Iodinated Contrast Induced Hypothyroidism in the Infant After Enteral Contrast Enema: A Case Report and Systematic Review

Adinda G.H. Pijpers1, Sandra E. Zoetelief4, Laurens D. Eeftinck Schattenkerk1, Ralph de Vries5, Wes Onland3, Joost van Schuppen6, A.S. Paul van Trotsenburg2, L.W. Ernest van Heurn1, Joep P.M. Derikx1, Nitash Zwaveling-Soonawala2, Christiaan F. Mooij7
1Department of Pediatric Surgery, Emma Children’s Hospital, Amsterdam University Medical Centers, University of Amsterdam, Amsterdam, the Netherlands
2Amsterdam Gastroenterology Endocrinology and Metabolism Research Institute, Amsterdam, The Netherlands
3Amsterdam Reproduction and Development Research Institute, Amsterdam, The Netherlands
4Department of Neonatology, Emma Children’s Hospital, Amsterdam University Medical Centers, University of Amsterdam, Amsterdam, the Netherlands
5Medical Library, VU University, Amsterdam, The Netherlands
6Department of Radiology and Nuclear Medicine, Amsterdam University Medical Centers, University of Amsterdam, Amsterdam, the Netherlands
7Department of Pediatric Endocrinology, Emma Children’s Hospital, Amsterdam University Medical Centers, University of Amsterdam, Amsterdam, the Netherlands

Background: Excessive iodine intake triggers the Wolff-Chaikoff effect resulting in downregulation of thyroid hormone synthesis to prevent hyperthyroidism.
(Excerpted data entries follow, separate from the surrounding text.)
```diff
@@ -2114,8 +2148,11 @@
                         }
                     }
                     if (!from_ring) {
+                    {
+                        const float bin_d2_lo = (float)prefix / Q.kscale, bin_d2_hi = (float)(prefix + (1u << shift)) / Q.kscale;
+                        keep_shell(fminf(t_lo, bin_d2_lo) * (1.0f - 0x1p-10f), fmaxf(t_lo, bin_d2_hi) * (1.0f + 0x1p-10f));
+                    }
                     n_reads += n_sub;
-                    s_pr = s_pg = s_pb = s_dx = s_dy = s_dz = 0;
                     for_each([&](const Cand &cd, uint32_t s) {
                         const bool ok = cd.d2 < rq2;
                         const uint32_t kb = cand_key(cd, Q) & bin_mask;
@@ -2138,7 +2175,8 @@
                             if (inb && rank < need) { take = true; tmax = fmaxf(tmax, cd.d2); }
                             tie_taken += (uint32_t)__popcll(mb);
                         }
-                        accumulate(cd.pa, cd.pb, take);
+                        const bool summed = cd.d2 < t_lo;
+                        accumulate5(cd.pa.w, cd.pb.x, cd.pb.y, take ? cd.pb.z : -cd.pb.z, __float_as_uint(cd.pb.w), take != summed);
                     });
                     }
                     wave_sync();
@@ -2176,9 +2214,9 @@
                             }
                         }
                     } else {
+                        keep_shell(t_lo * (1.0f - 0x1p-10f), __builtin_inff());
                         n_reads += n_sub;
-                        s_pr = s_pg = s_pb = s_dx = s_dy = s_dz = 0;
-                        for_each([&](const Cand &cd, uint32_t) { accumulate(cd.pa, cd.pb, cd.d2 < rq2); });
+                        for_each([&](const Cand &cd, uint32_t) { accumulate(cd.pa, cd.pb, cd.d2 < rq2 && !(cd.d2 < t_lo)); });
                     }
                 }
                 }
```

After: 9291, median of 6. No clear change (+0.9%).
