# vismaychuriwala/Fast-Image-Editing-with-Generative-Models

Measured on AMD Instinct MI355X. Metric: PIE-Bench images/sec @1024^2 SSD-1B fp16 4-step, higher is better.
Workload: dtype f16

## Files before the change

fast-image-editing-with-generative-models_amd/csrc/fie_internal.h:

```cpp
#pragma once
#include <hip/hip_runtime.h>
#include <stdint.h>
#include <stdio.h>
#include <string.h>
#include <map>
#include <string>
#include <tuple>
#include <utility>
#include <vector>
#include "../../include/fie.h"

typedef _Float16 half_t;
typedef _Float16 f16x8 __attribute__((ext_vector_type(8)));
typedef _Float16 f16x4 __attribute__((ext_vector_type(4)));
typedef _Float16 f16x2 __attribute__((ext_vector_type(2)));
typedef float f32x4 __attribute__((ext_vector_type(4)));
typedef short s16x4 __attribute__((ext_vector_type(4)));
typedef unsigned u32x4 __attribute__((ext_vector_type(4)));

struct fie_launch_rec {
    const void* fn;
    dim3 grid, block;
    unsigned lds;
    std::vector<unsigned char> blob;
// ... 19 lines not shown
};

struct fie_ctx {
    int device;
    hipStream_t stream;
    int num_cus;
    int force_tile = 0;
    int gemm_probe = 0;
    int epi_prefetch = 1;
    unsigned* gemm_stamps = nullptr;
    float* gn_target = nullptr;
    int64_t gn_target_rows = 0;
    int gn_target_groups = 0;
    int attn_variant = 0;
    int gn_onepass = 1;
    unsigned* err_flag = nullptr;
    void* sk_ws = nullptr;
    int64_t sk_bytes = 0;
    int splitk_mode = 1;
    int autotune = 0;
    std::map<fie_tune_key, int> tuned;
    int tune_exclude[16] = {0};
    void* tune_buf = nullptr;
    void* tune_flush = nullptr;
    size_t tune_bytes = 0;
    int n_overrides = 0;
    fie_tile_override overrides[32];
    char last_kernel[128] = "";
    fie_program* recording = nullptr;
    std::vector<std::string>* oplog = nullptr;
// ... 94 lines not shown
```

fast-image-editing-with-generative-models_amd/csrc/graphs.cpp:

```cpp
#include <string>
#include <vector>

#include "fie_internal.h"

namespace {

struct Arena {
    struct Blk { int64_t off, size; bool used; };
    std::vector<Blk> blks;
    int64_t high = 0;
    explicit Arena(int64_t cap) { blks.push_back({0, cap, false}); }
    int64_t take(int64_t bytes) {
        bytes = fie_roundup(bytes > 0 ? bytes : 1, 256);
        for (size_t i = 0; i < blks.size(); ++i) {
            if (blks[i].used || blks[i].size < bytes) continue;
            const int64_t off = blks[i].off, rest = blks[i].size - bytes;
            blks[i].size = bytes;
            blks[i].used = true;
            if (rest > 0) blks.insert(blks.begin() + i + 1, Blk{off + bytes, rest, false});
            if (off + bytes > high) high = off + bytes;
            return off;
        }
        return -1;
    }
// ... 27 lines not shown
    int rc = FIE_OK;
    bool plan_fused = true;
    char* cache = nullptr;
    int64_t cache_cap = 0, cache_cur = 0;
    bool cache_fill = false, cache_count = false;
    bool cached() const { return cache != nullptr || cache_count; }
    T cache_slot(int64_t rows, int c) {
        T t;
        t.rows = rows; t.c = c;
        const int64_t bytes = fie_roundup(rows * c * 2, 256);
        if (!cache_count && cache_cur + bytes > cache_cap && rc == FIE_OK) { fie_set_error("%s: step cache too small (fie_unet_step_cache_bytes)", who); rc = FIE_EINVAL; }
        t.ext = cache_count || !ok() ? reinterpret_cast<void*>(1) : static_cast<void*>(cache + cache_cur);
        cache_cur += bytes;
        return t;
    }
    Walk(fie_ctx* c, const char* w, const char* pre, void* ws, int64_t cap) : ctx(c), who(w), prefix(pre ? pre : ""), base(static_cast<char*>(ws)), arena(cap) {}
    bool plan() const { return ctx == nullptr; }
    bool ok() const { return rc == FIE_OK; }
    void run(int r) { if (rc == FIE_OK && r != FIE_OK) rc = r; }

    T alloc(int64_t rows, int c) {
        T t;
        t.rows = rows; t.c = c;
        t.off = arena.take(rows * c * 2);
        if (t.off < 0 && rc == FIE_OK) { fie_set_error("%s: workspace too small", who); rc = FIE_EINVAL; t.off = 0; }
        return t;
    }
    int64_t scratch(int64_t bytes) {
        int64_t off = arena.take(bytes);
        if (off < 0 && rc == FIE_OK) { fie_set_error("%s: workspace too small", who); rc = FIE_EINVAL; off = 0; }
        return off;
// ... 685 lines not shown
```

fast-image-editing-with-generative-models_amd/csrc/norm.hip:

```cpp
#include "fie_internal.h"

namespace {

constexpr int GN_THREADS = 256;
constexpr int GN_MAX_CHUNKS = 1024;

template <typename T>
struct GnArgsT {
    const T* X1; int C1;
    const T* X2; int C2;
    T* Y;
    int C, G, cg;
    int64_t rows;
    int rows_per_chunk, nchunks;
    int ncol;
    int rpp;
    const T* gamma; const T* beta;
    float eps; int silu;
    float* partial;
    float* stats;
    float o8_inv;
    int pg;
};

using GnArgs = GnArgsT<half_t>;
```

Failure to escape the Wolff-Chaikoff effect can be seen especially in (premature born) infants and may result in prolonged iodine induced hypothyroidism. We describe a rare case of a preterm infant who developed severe iodinated contrast induced hypothyroidism after the use and prolonged stasis of enteral iodinated contrast media (ICM). In addition a systematic literature search was performed to evaluate all available data on this complication.
Methods: A systematic literature search was performed in PubMed and Embase. Studies describing the effect of enteral ICM on thyroid function were considered eligible. The primary outcome was to determine the frequency of contrast induced hypothyroidism in infants after administration of enteral ICM.
Results: The premature infant in our center developed severe iodinated contrast induced hypothyroidism after enteral ICM. In total, only two studies met our eligibility data, reporting eight patients. Out of these eight patients, four premature infants developed a contrast induced hypothyroidism after enteral administration of ICM.
Conclusion: Data on severity, length and frequency of contrast induced hypothyroidism after exposure to enteral ICM is very scarce. The herein reported case and literature search illustrate the potential severity of the complication and underline the necessity of future studies on this topic. We recommend standardized monitoring of thyroid function after exposure to enteral ICM in newborns to prevent delayed diagnosis of severe contrast induced hypothyroidism until evidence based recommendations can be made.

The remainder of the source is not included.